2 . The energy storage system of claim 1 , further comprising electrical connections interconnecting the multiple cells.
3 . The energy storage system of claim 1 , further comprising at least one clamshell that holds the multiple cells in place.
4 . The energy storage system of claim 1 , further comprising an electric insulator layer disposed between the flat evaporation surface and the multiple cells, the electrical insulator being thermally conductive.
5 . The energy storage system of claim 1 , further comprising a phase-change fluid within the heat pipe.
6 . The energy storage system of claim 5 , further comprising at least one interior channel within the heat pipe that aids flow of the phase-change fluid.
7 . The energy storage system of claim 1 , further comprising:
a first manifold coupled to first ends of the first and second heat transfer channels; and a second manifold coupled to second ends of the first and second heat transfer channels to enable flow of coolant from the first manifold to the second manifold through the first and second heat transfer channels.
8 . The energy storage system of claim 1 , wherein the multiple cells are positioned so that the second ends are aligned with a vertical plane and the flat evaporation surface extends along the vertical plane.
9 . The energy storage system of claim 1 , wherein the multiple cells have cylinder shapes that are vertically oriented with respect to the flat evaporation surface.

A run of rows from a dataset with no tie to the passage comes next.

@@ -3151,7 +3171,8 @@
             const unsigned x = bco[k];
             const int gh = ch0 - 1 + (int)((x >> 10) & 1023u), gw = cw0 - 1 + (int)(x >> 20);
             const bool ok = x != 0xffffffffu && (unsigned)gh < (unsigned)a.BH && (unsigned)gw < (unsigned)a.BW;
-            bbase[k] = ok ? (unsigned)(gh * a.BW + gw) * rowB + (unsigned)bc_local * 2u + (x & 1023u) * planeB : 0xffffffffu;
+            const int bcl = F16 ? jt * CT + f16_bpiece(k) * PE - (b_src1 ? a.bsplit : 0) : bc_local;
+            bbase[k] = ok ? (unsigned)(gh * a.BW + gw) * rowB + (unsigned)bcl * 2u + (x & 1023u) * planeB : 0xffffffffu;
         }
 #pragma unroll
         for (int k = 0; k < NAK; ++k) {
@@ -3159,8 +3180,9 @@
             const int gh = ch0 + (int)((x >> 10) & 1023u), gw = cw0 + (int)(x >> 20);
             const bool ok = x != 0xffffffffu && gh < a.GH && gw < a.GW;
             const unsigned vox = (unsigned)(gh * a.GW + gw);
-            abase_[k] = ok ? vox * rowA + (unsigned)ac0 * 2u + (x & 1023u) * planeA : 0xffffffffu;
-            if constexpr (BNF) ybase_[k] = ok ? vox * rowY + (unsigned)ac0 * 2u + (x & 1023u) * planeY : 0xffffffffu;
+            const int acc0 = F16 ? it * CT + f16_apiece(k) * PE : ac0;
+            abase_[k] = ok ? vox * rowA + (unsigned)acc0 * 2u + (x & 1023u) * planeA : 0xffffffffu;
+            if constexpr (BNF) ybase_[k] = ok ? vox * rowY + (unsigned)acc0 * 2u + (x & 1023u) * planeY : 0xffffffffu;
         }
     };
     struct FetchCtx { int pair, buf; bool bd0, bd1, ad0, ad1; unsigned dofB, dofA, dofY; };
@@ -3202,7 +3224,19 @@
     auto finish = [&](Slot& sl, int pair_, int buf_, int d0, bool with_a) __attribute__((always_inline)) {
         const int pair = (int)opaque_s((unsigned)pair_), buf = (int)opaque_s((unsigned)buf_);
         const unsigned dofA = opaque_s((unsigned)d0 * planeA);
-        if (b_xf) {
+        if (F16 != 0 && b_xf) {
+#pragma unroll
+            for (int k = 0; k < NBK; ++k) {
+                if ((sl.bmask >> k) & 1u) {
+                    const int pc = f16_bpiece(k);
+                    float sc[PE], sh[PE], sl_[PE];
+#pragma unroll
+                    for (int e = 0; e < PE; ++e) { sc[e] = lxf[LB + pc * PE + e]; sh[e] = lxf[LB + CT + pc * PE + e]; sl_[e] = lxf[LB + 2 * CT + pc * PE + e]; }
+                    uint4* p_ = (uint4*)(bring + pair * PAIRB + (wave + 8 * k) * 1024 + lane * 16);
+                    *p_ = apply_xf16<T, PE>(*p_, sc, sh, sl_);
+                }
+            }
+        } else if (b_xf) {
             float sc[PE], sh[PE], sl_[PE];
 #pragma unroll
             for (int e = 0; e < PE; ++e) { sc[e] = lxf[LB + piece * PE + e]; sh[e] = lxf[LB + CT + piece * PE + e]; sl_[e] = lxf[LB + 2 * CT + piece * PE + e]; }
@@ -3222,6 +3256,10 @@
                 for (int e = 0; e < PE; ++e) { ks[e] = lxf[LBN + apc * PE + e]; kh[e] = lxf[LBN + CT + apc * PE + e]; kl[e] = lxf[LBN + 2 * CT + apc * PE + e]; }
 #pragma unroll
                 for (int k = 0; k < NAK; ++k) {
+                    if (F16 != 0 && k > 0) {
+#pragma unroll
+                        for (int e = 0; e < PE; ++e) { const int pc = f16_apiece(k); ks[e] = lxf[LBN + pc * PE + e]; kh[e] = lxf[LBN + CT + pc * PE + e]; kl[e] = lxf[LBN + 2 * CT + pc * PE + e]; }
+                    }
                     if ((sl.amask >> k) & 1u) {
                         float g[PE], yy[PE];
                         F::unpack(sl.pa[k], g);
@@ -3239,6 +3277,10 @@
                 for (int e = 0; e < PE; ++e) { ka[e] = lxf[LBN + 3 * CT + apc * PE + e]; kb[e] = lxf[LBN + 4 * CT + apc * PE + e]; kc[e] = lxf[LBN + 5 * CT + apc * PE + e]; }
 #pragma unroll
                 for (int k = 0; k < NAK; ++k) {
+                    if (F16 != 0 && k > 0) {
+#pragma unroll
+                        for (int e = 0; e < PE; ++e) { const int pc = f16_apiece(k); ka[e] = lxf[LBN + 3 * CT + pc * PE + e]; kb[e] = lxf[LBN + 4 * CT + pc * PE + e]; kc[e] = lxf[LBN + 5 * CT + pc * PE + e]; }
+                    }
                     uint4 v = make_uint4(0, 0, 0, 0);
                     const bool ok = (sl.amask >> k) & 1u;
                     if (ok) {
@@ -3271,6 +3313,63 @@
     auto mfma_step = [&](auto has_x_c, int s4, int buf, auto&& issue) __attribute__((always_inline)) {
         constexpr bool HAS_X = decltype(has_x_c)::value;
         auto pj = [&](int j) -> const char* { return bring + opaque_s((unsigned)(((s4 + (j >> 1)) & 3) * PAIRB + (j & 1) * PLB)); };
+        if constexpr (F16 != 0) {
+            const int P = lane >> 5;
+            const unsigned lofs = (unsigned)((4 * ((lane >> 4) & 1) + ((lane >> 2) & 3)) * 32 + 8 * (lane & 3));
+            auto plj = [&](int j) -> unsigned { return (unsigned)(((s4 + (j >> 1)) & 3) * PAIRB + (j & 1) * (PL * 32)); };
+            const char* b0 = bring + plj(wkd + P) + (unsigned)(wkw * 32) + lofs;
+            const char* x0 = bring + plj(2 + P) + (unsigned)((wave * HW + 2) * 32) + lofs;
+            const char* ab = abuf + opaque_s((unsigned)(buf * WR_AB)) + (unsigned)(P * 128 * 32) + lofs;
+            auto rd16 = [&](const char* p_) -> bf16x8 {
+                const bf16x4 v0 = __builtin_amdgcn_ds_read_tr16_b64_v4bf16((lp)(p_));
+                const bf16x4 v1 = __builtin_amdgcn_ds_read_tr16_b64_v4bf16((lp)(p_ + 8 * 32));
+                return __builtin_shufflevector(v0, v1, 0, 1, 2, 3, 4, 5, 6, 7);
+            };
+            constexpr int HB = 12 * 1024, HA = WR_BV * 32, RB = HW * 32, RA = TW * 32;
+            bf16x8 fa[2][NHA], ring[4][NHB], fx[HAS_X ? 2 : 1][NHB];
+#pragma unroll
+            for (int h = 0; h < NHA; ++h) fa[0][h] = rd16(ab + h * HA);
+#pragma unroll
+            for (int j = 0; j < 3; ++j)
+#pragma unroll
+                for (int h = 0; h < NHB; ++h) ring[j][h] = rd16(b0 + j * RB + h * HB);
+            if constexpr (HAS_X) {
+#pragma unroll
+                for (int h = 0; h < NHB; ++h) fx[0][h] = rd16(x0 + h * HB);
+            }
+#pragma unroll
+            for (int r = 0; r < TH; ++r) {
+                if (r + 1 < TH) {
+#pragma unroll
+                    for (int h = 0; h < NHA; ++h) fa[(r + 1) & 1][h] = rd16(ab + (r + 1) * RA + h * HA);
+#pragma unroll
+                    for (int h = 0; h < NHB; ++h) ring[(r + 3) & 3][h] = rd16(b0 + (r + 3) * RB + h * HB);
+                    if constexpr (HAS_X) {
+#pragma unroll
+                        for (int h = 0; h < NHB; ++h) fx[(r + 1) & 1][h] = rd16(x0 + (r + 1) * RB + h * HB);
+                    }
+                }
+#pragma unroll
+                for (int tb = 0; tb < 3; ++tb)
+#pragma unroll
+                    for (int ha = 0; ha < NHA; ++ha)
+#pragma unroll
+                        for (int hb = 0; hb < NHB; ++hb)
+                            acc4[(tb * NHA + ha) * NHB + hb] = __builtin_amdgcn_mfma_f32_16x16x32_bf16(fa[r & 1][ha], ring[(r + tb) & 3][hb], acc4[(tb * NHA + ha) * NHB + hb], 0, 0, 0);
+                if constexpr (HAS_X) {
+#pragma unroll
+                    for (int ha = 0; ha < NHA; ++ha)
+#pragma unroll
+                        for (int hb = 0; hb < NHB; ++hb)
+                            acc4[(3 * NHA + ha) * NHB + hb] = __builtin_amdgcn_mfma_f32_16x16x32_bf16(fa[r & 1][ha], fx[r & 1][hb], acc4[(3 * NHA + ha) * NHB + hb], 0, 0, 0);
+                }
+#pragma unroll
+                for (int i = 0; i < NBK + NAK; ++i)
+                    if (i * TH / (NBK + NAK) == r) issue(i);
+                __builtin_amdgcn_sched_barrier(0);
+            }
+            return;
+        }
         if constexpr (A16) {
             const int uj = wave & 3, ukw = wave >> 2;
             const char* b0 = pj(uj) + ukw * RS + ab_lane;
@@ -3425,6 +3524,25 @@
         atomicAdd(wdiag + 9, __builtin_amdgcn_s_memrealtime() - t0r_);
     }
 #endif
+    if constexpr (F16 != 0) {
+#pragma unroll
+        for (int t = 0; t < 4; ++t) {
+            const int tap = t < 3 ? (wkd * 3 + t) * 3 + wkw : (has_x ? (2 * 3 + wave) * 3 + 2 : TAPS);
+            if (tap >= TAPS) continue;
+#pragma unroll
+            for (int ha = 0; ha < NHA; ++ha)
+#pragma unroll
+                for (int hb = 0; hb < NHB; ++hb) {
+                    const int j = jt * CT + 16 * hb + (lane & 15);
+#pragma unroll
+                    for (int e = 0; e < 4; ++e) {
+                        const int i = it * CT + 16 * ha + 4 * (lane >> 4) + e;
+                        if (i < a.CA && j < a.CB) atomicAdd(a.ws + ((size_t)tap * a.CA + i) * a.CB + j, acc4[(t * NHA + ha) * NHB + hb][e]);
+                    }
+                }
+        }
+        return;
+    }
     const int hf = lane >> 5;
     const int jj = jt * CT + (lane & 31);
     if constexpr (A16) {
@@ -3469,9 +3587,9 @@
     return a.N >= 8 && ncols >= 8 && a.CA * a.CB > 1024 && bytesA < BIU_MAX_SAMPLE_BYTES && bytesB < BIU_MAX_SAMPLE_BYTES && bytesY < BIU_MAX_SAMPLE_BYTES;
 }
 
-static int launch_wgrad_roll(WgradArgs a, hipStream_t st, bool k2d = false) {
+static int launch_wgrad_roll(WgradArgs a, hipStream_t st, bool k2d = false, int f16 = 0) {
     if (k2d) { a.GD = a.BD = a.N; a.N = 1; }
-    const bool a16 = !k2d && a.CA == 16 && !biu_off("wroll16");
+    const bool a16 = !k2d && !f16 && a.CA == 16 && !biu_off("wroll16");
     a.nbd = 1;
     a.nbh = (a.GH + WR_TH - 1) / WR_TH;
     a.nbw = (a.GW + WR_TW - 1) / WR_TW;
@@ -3492,7 +3610,11 @@
             hipFuncSetAttribute((const void*)k_wgrad_roll<false, true>, hipFuncAttributeMaxDynamicSharedMemorySize, (int)WR_LDS) != hipSuccess ||
             hipFuncSetAttribute((const void*)k_wgrad_roll<true, true>, hipFuncAttributeMaxDynamicSharedMemorySize, (int)WR_LDS) != hipSuccess ||
             hipFuncSetAttribute((const void*)k_wgrad_roll<false, false, true>, hipFuncAttributeMaxDynamicSharedMemorySize, (int)WR_LDS) != hipSuccess ||
-            hipFuncSetAttribute((const void*)k_wgrad_roll<true, false, true>, hipFuncAttributeMaxDynamicSharedMemorySize, (int)WR_LDS) != hipSuccess)
+            hipFuncSetAttribute((const void*)k_wgrad_roll<true, false, true>, hipFuncAttributeMaxDynamicSharedMemorySize, (int)WR_LDS) != hipSuccess ||
+            hipFuncSetAttribute((const void*)k_wgrad_roll<false, false, false, 1>, hipFuncAttributeMaxDynamicSharedMemorySize, (int)WR_LDS) != hipSuccess ||
+            hipFuncSetAttribute((const void*)k_wgrad_roll<true, false, false, 1>, hipFuncAttributeMaxDynamicSharedMemorySize, (int)WR_LDS) != hipSuccess ||
+            hipFuncSetAttribute((const void*)k_wgrad_roll<false, false, false, 2>, hipFuncAttributeMaxDynamicSharedMemorySize, (int)WR_LDS) != hipSuccess ||
+            hipFuncSetAttribute((const void*)k_wgrad_roll<true, false, false, 2>, hipFuncAttributeMaxDynamicSharedMemorySize, (int)WR_LDS) != hipSuccess)
             return biu_fail(BIU_ERR_LAUNCH, "wgrad_roll: cannot reserve %zu bytes of LDS", WR_LDS);
         attr_set = true;
     }
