# ofrikleinfeld/ObjectPermanence

Measured on AMD Instinct MI355X. Metric: CATER clips/sec (300f x 10obj) OPNet inference, higher is better.
Workload: dtype f32

## Files before the change

include/opnet_hip.h:

```cpp
#ifndef OPNET_HIP_H
#define OPNET_HIP_H

#include <stddef.h>
#include <stdint.h>

#ifdef __cplusplus
extern "C" {
#endif

#define OPNET_OK 0
#define OPNET_EINVAL (-1)
#define OPNET_ESHAPE (-2)
#define OPNET_EWORKSPACE (-3)
#define OPNET_EHIP (-4)

#define OPNET_SLOTS 15
#define OPNET_FEATS 6

#define OPNET_HIP_ABI_VERSION 9
int opnet_hip_abi_version(void);
const char *opnet_last_error(void);

size_t opnet_packed_weights_bytes(int H1, int H2);
int opnet_pack_weights_f32(const float *w_ih1, const float *w_hh1, const float *w_sel,
                           const float *w_ih2, const float *w_hh2, const float *w_out,
                           float *packed, size_t packed_bytes, int H1, int H2, void *stream);

size_t opnet_workspace_bytes(int B, int T, int H1, int H2);
int opnet_forward_f32(const float *boxes, const float *packed, float *y, float *logits,
                      void *workspace, size_t workspace_bytes, int B, int T, int H1, int H2,
                      void *stream);

typedef struct opnet_plan opnet_plan;
int opnet_plan_create(opnet_plan **plan, int B, int T, int H1, int H2);
int opnet_plan_forward(opnet_plan *plan, const float *boxes, const float *packed, float *y,
                       float *logits, void *workspace, size_t workspace_bytes, void *stream);
void opnet_plan_destroy(opnet_plan *plan);

int opnet_xcd_max_batch(void);
int opnet_xcd_supported(int H1, int H2);
size_t opnet_xcd_workspace_bytes(int B, int T, int H1, int H2);
int opnet_xcd_forward_f32(const float *boxes, const float *packed, float *y, float *logits,
                          void *workspace, size_t workspace_bytes, int B, int T, int H1, int H2,
                          void *stream);
int opnet_xcd_forward_multi_f32(const float *const *boxes, const int *counts, int nreq, const float *packed, float *y,
                                float *logits, void *workspace, size_t workspace_bytes, int T, int H1, int H2, void *stream);
int opnet_xcd_profile(int enable);
int opnet_xcd_profile_read(double *kernel_ms_total, int *launches);
int opnet_kernel_profile_read(int tag, double *kernel_ms_total, int *launches);
void opnet_xcd_set_trace(void *device_buffer);
int opnet_xcd4_max_batch(void);
size_t opnet_xcd4_packed_weights_bytes(int H1, int H2);
size_t opnet_xcd4_workspace_bytes(int B, int T, int H1, int H2);
int opnet_xcd4_pack_weights_f32(const float *w_ih1, const float *w_hh1, const float *w_sel, const float *w_ih2,
                                const float *w_hh2, const float *w_out, float *packed, size_t packed_bytes,
                                int H1, int H2, void *stream);
int opnet_xcd4_forward_f32(const float *boxes, const float *packed, float *y, float *logits, void *workspace,
                           size_t workspace_bytes, int B, int T, int H1, int H2, void *stream);
void opnet_xcd4_set_trace(void *device_buffer);
int opnet_xcd4_last_status(unsigned *out4);
size_t opnet_xcd4_status_offset(int B, int T, int H1, int H2);
size_t opnet_train_status_offset(int B, int T, int H1, int H2);
void opnet_xcd4_enable(int on);
int opnet_xcd4_enabled(void);
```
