template <int C, int HD, int HPP, int WAVES = 8, bool WM = false>
__global__ void __launch_bounds__(WAVES * 64)
qkv_attn_r_kernel(QkvAttnRArgs a) {
    constexpr int kWavesR = WAVES;
    constexpr int NTHR = WAVES * 64;
    constexpr int KS = C / 32;
    constexpr int HEADS = C / HD;
    constexpr int NTH = HD / 16;
    constexpr int FPH = 3 * NTH * KS;
    constexpr int PASSES = HEADS / HPP;
    static_assert(HEADS == 6 && HEADS % HPP == 0, "swin_unet uses 6 heads at every level");
    extern __shared__ __attribute__((aligned(16))) unsigned char smem_r[];
    f16x8 *wl = reinterpret_cast<f16x8 *>(smem_r);
    float *bt32 = reinterpret_cast<float *>(wl + HPP * FPH * 64);
    float *bl = bt32 + HPP * kQkvBiasFloatsPerHead;

    const int tid = threadIdx.x;
    const int lane = tid & 63;
    const int wave = __builtin_amdgcn_readfirstlane(tid >> 6);
    const int r16 = lane & 15;
    const int grp = lane >> 4;
    const int nwx = a.W / 6, nwy = a.H / 6;
    const f16x4 zero4 = {(f16)0.f, (f16)0.f, (f16)0.f, (f16)0.f};
    float zf = 0.f;
    asm("" : "+s"(zf));

    for (int i = tid; i < 3 * C; i += NTHR) bl[i] = a.bqkv[i];
    const f16x8 ones8 = {(f16)1.f, (f16)1.f, (f16)1.f, (f16)1.f, (f16)1.f, (f16)1.f, (f16)1.f, (f16)1.f};

    int tokc[3];
#pragma unroll
    for (int mt = 0; mt < 3; ++mt) tokc[mt] = win_token(mt, r16);
    unsigned wm_off[3];
#pragma unroll
    for (int mt = 0; mt < 3; ++mt) wm_off[mt] = (unsigned)((tokc[mt] * HD + 4 * grp) * 2);
    const bool store2 = (r16 & 3) == 0;
    const int st_delta = (NTH == 2 ? pair_run_channel(grp) : 4 * grp) * 2 - 16 * grp;
    f16x4 rk0 = zero4, rq0 = zero4;
    if (a.shift > 0 && grp == 2) { rk0[0] = (f16)1.f; rq0[0] = (f16)kRegionR; }

    const int n_wg = gridDim.x / PASSES;
    const int wstride = kWavesR * n_wg;
    const bool spread = a.n_windows < 8 * wstride;
    const int w0 = spread ? wave * n_wg + (int)(blockIdx.x / PASSES) : (int)(blockIdx.x / PASSES) * kWavesR + wave;
    const int pass = blockIdx.x % PASSES;
    {
        const f16x8 *src = reinterpret_cast<const f16x8 *>(a.wres) + (long)pass * HPP * FPH * 64;
        for (int i = tid; i < HPP * FPH * 64; i += NTHR) wl[i] = src[i];
        const f32x4 *bsrc = reinterpret_cast<const f32x4 *>(a.btab32 + (long)pass * HPP * kQkvBiasFloatsPerHead);
        for (int i = tid; i < HPP * kQkvBiasFloatsPerHead / 4; i += NTHR) reinterpret_cast<f32x4 *>(bt32)[i] = bsrc[i];
    }
    __syncthreads();

    int cx = w0 % nwx, cy = (w0 / nwx) % nwy, cb = w0 / (nwx * nwy);
    const int dx = wstride % nwx, dy = (wstride / nwx) % nwy, db = wstride / (nwx * nwy);
    const long img_bytes = (long)a.H * a.W * C * 2;

    auto load_x = [&](int wb, int wy, int wx, bool special, f16x8 (&xf)[3][KS], unsigned (&vo)[3]) {
        const int y0 = wy * 6 + a.shift, x0 = wx * 6 + a.shift;
        const char *xb = reinterpret_cast<const char *>(a.x) + (long)wb * img_bytes;
        if (special) {
#pragma unroll
            for (int mt = 0; mt < 3; ++mt) {
                const int tk = win_token(mt, r16), iy = tk / 6, ix = tk - 6 * iy;
                int yy = y0 + iy, xx = x0 + ix;
                if (yy >= a.H) yy -= a.H;
                if (xx >= a.W) xx -= a.W;
                vo[mt] = (unsigned)(((yy * a.W + xx) * C + 8 * grp) * 2);
            }
        } else {
            const unsigned org = (unsigned)((y0 * a.W + x0) * C * 2);
            int rl = r16;
            asm("" : "+v"(rl));
#pragma unroll
            for (int mt = 0; mt < 3; ++mt) {
                const int tk = win_token(mt, rl), iy = (tk * 43) >> 8, ix = tk - 6 * iy;
                vo[mt] = org + (unsigned)(((iy * a.W + ix) * C + 8 * grp) * 2);
            }
        }
#pragma unroll
        for (int mt = 0; mt < 3; ++mt) {
#pragma unroll
            for (int ks = 0; ks < KS; ++ks) xf[mt][ks] = *reinterpret_cast<const f16x8 *>(xb + vo[mt] + 64 * ks);
        }
    };
    auto decode = [&](int &wb, int &wy, int &wx, bool &special) {
        wb = a.rev ? a.B - 1 - cb : cb;
        wy = a.rev ? nwy - 1 - cy : cy;
        wx = a.rev ? nwx - 1 - cx : cx;
        special = a.shift > 0 && (wy == nwy - 1 || wx == nwx - 1);
    };
    auto advance = [&]() {
        cx += dx;
        if (cx >= nwx) { cx -= nwx; ++cy; }
        cy += dy;
        if (cy >= nwy) { cy -= nwy; ++cb; }
        cb += db;
    };

    auto qkv_bias = [&](int hl, int head, int part, int nt) -> f32x4 {
        const int ch0 = part * C + head * HD + nt * 16;
        if (part == 2) { const float bv = bl[ch0 + r16]; return (f32x4){bv, bv, bv, bv}; }
        return *reinterpret_cast<const f32x4 *>(bl + ch0 + 4 * grp);
    };
    auto bias_frag = [&](int hl, int qt, int kt) -> f32x4 {
        return *reinterpret_cast<const f32x4 *>(bt32 + (hl * 36 + tokc[qt]) * kBiasStride + 4 * grp + 16 * kt);
    };
    f16x8 xf[3][KS];
    unsigned vo[3];
    int wb, wy, wx;
    bool special;
    f16x8 wnx = wl[lane];
    auto run_windows = [&]() {
    int wi = w0;
    decode(wb, wy, wx, special);
    auto step = [&]() { advance(); wi += wstride; decode(wb, wy, wx, special); };
    if (wi < a.n_windows) load_x(wb, wy, wx, special, xf, vo);
#pragma unroll 1
    while (wi < a.n_windows) {
        const int wq = (wb * nwy + wy) * nwx + wx;
        char *ab = reinterpret_cast<char *>(a.att) + (WM ? (long)wq * (HEADS * 36 * HD * 2) : (long)wb * img_bytes);
        const unsigned wm_base = (unsigned)__builtin_amdgcn_readfirstlane((unsigned)wq * (unsigned)(HEADS * 36 * HD * 2));

        constexpr bool kEarlyX = C == 96 && WM;
        auto run_heads = [&]() {
        const bool sp_now = special;
        f16x4 rkr[3], rqr[3];
        if (special) {
            const bool last_y = wy == nwy - 1, last_x = wx == nwx - 1;
#pragma unroll
            for (int mt = 0; mt < 3; ++mt) {
                const int tk = win_token(mt, r16), iy = tk / 6, ix = tk - 6 * iy;
                const int reg = ((last_y && iy >= 3) ? 2 : 0) + ((last_x && ix >= 3) ? 1 : 0);
#pragma unroll
                for (int j = 0; j < 4; ++j) {
                    const bool on = grp == 2 && reg == j;
                    rkr[mt][j] = (f16)(on ? 1.f : 0.f);
                    rqr[mt][j] = (f16)(on ? kRegionR : 0.f);
                }
            }
        } else {
#pragma unroll
            for (int mt = 0; mt < 3; ++mt) { rkr[mt] = rk0; rqr[mt] = rq0; }
        }
        constexpr int kHeadUnroll = C == 96 ? HPP : 1;
#pragma unroll kHeadUnroll
        for (int hl = 0; hl < HPP; ++hl) {
            const int head = pass * HPP + hl;
            const f16x8 *wh = wl + (hl * FPH) * 64 + lane;
            constexpr bool kPrefetchW = C == 96;
            f16x4 qt4[NTH][3], kt4[NTH][3], vt4[NTH][3];
            f16x8 wq2[2];
            wq2[0] = kPrefetchW ? wnx : wh[0];
            f32x4 bnx = qkv_bias(hl, head, 0, 0);
#pragma unroll
            for (int part = 0; part < 3; ++part) {
#pragma unroll
                for (int nt = 0; nt < NTH; ++nt) {
                    const int fidx = (part * NTH + nt) * KS;
                    f32x4 acc[3];
                    bnx = qkv_bias(hl, head, part, nt);
#pragma unroll
                    for (int mt = 0; mt < 3; ++mt) acc[mt] = bnx;
#pragma unroll
                    for (int ks = 0; ks < KS; ++ks) {
                        const int f = fidx + ks;
                        if constexpr (kPrefetchW)
                            wq2[(f + 1) & 1] = (f + 1 < FPH) ? wh[(f + 1) * 64] : (hl + 1 < HPP ? wh[FPH * 64] : wl[lane]);
                        else wq2[f & 1] = wh[f * 64];
                        const f16x8 w = wq2[f & 1];
#pragma unroll
                        for (int mt = 0; mt < 3; ++mt)
                            acc[mt] = part == 2 ? MFMA_16x16x32(xf[mt][ks], w, acc[mt]) : MFMA_16x16x32(w, xf[mt][ks], acc[mt]);
                    }
#pragma unroll
                    for (int mt = 0; mt < 3; ++mt) {
                        const f16x4 v = {(f16)acc[mt][0], (f16)acc[mt][1], (f16)acc[mt][2], (f16)acc[mt][3]};
                        if (part == 0) qt4[nt][mt] = v; else if (part == 1) kt4[nt][mt] = v; else vt4[nt][mt] = v;
                    }
                }
            }
            if constexpr (kPrefetchW) wnx = wq2[FPH & 1];
            if constexpr (kEarlyX) {
                if (hl == HPP - 1) {
                    step();
                    if (wi < a.n_windows) load_x(wb, wy, wx, special, xf, vo);
                }
            }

10 . An energy storage system comprising:
multiple cells, each cylindrically shaped cell having a first end with anode and cathode terminals, and a second end opposite the first end, the multiple cells arranged so that the second ends are aligned; a flexible printed circuit that overlies and interconnects electrical terminals of the multiple cells; a heat pipe having a U-shape, the heat pipe including an evaporation portion having a flat evaporation surface thermally coupled to the second ends of the multiple cells, a first condensation portion oriented substantially perpendicular to the evaporation portion, and a second condensation portion oriented substantially perpendicular to the evaporation portion, the first condensation portion at a first end of the evaporation portion, and the second condensation portion at a second end of the evaporation portion, wherein the multiple cells are vertically oriented with respect to the flat evaporation surface; an electric insulator layer disposed between the flat evaporation surface and the multiple cells, the electrical insulator being thermally conductive; a first heat transfer channel abutting the first condensation portion, the first heat transfer channel configured to reject thermal energy from, or bring thermal energy to, the first condensation portion; and a second heat transfer channel abutting the second condensation portion, the second heat transfer channel configured to reject thermal energy from, or bring thermal energy to, the second condensation portion.
11 . The energy storage system of claim 10 , further comprising a phase-change fluid within the heat pipe.
12 . The energy storage system of claim 11 , further comprising at least one interior channel within the heat pipe that aids flow of the phase-change fluid.
13 . The energy storage system of claim 10 , further comprising:
a first manifold coupled to first ends of the first and second heat transfer channels; and a second manifold coupled to second ends of the first and second heat transfer channels to enable flow of coolant from the first manifold to the second manifold through the first and second heat transfer channels.
14 . The energy storage system of claim 10 , wherein the multiple cells have cylinder shapes and are vertically oriented with respect to the flat evaporation surface.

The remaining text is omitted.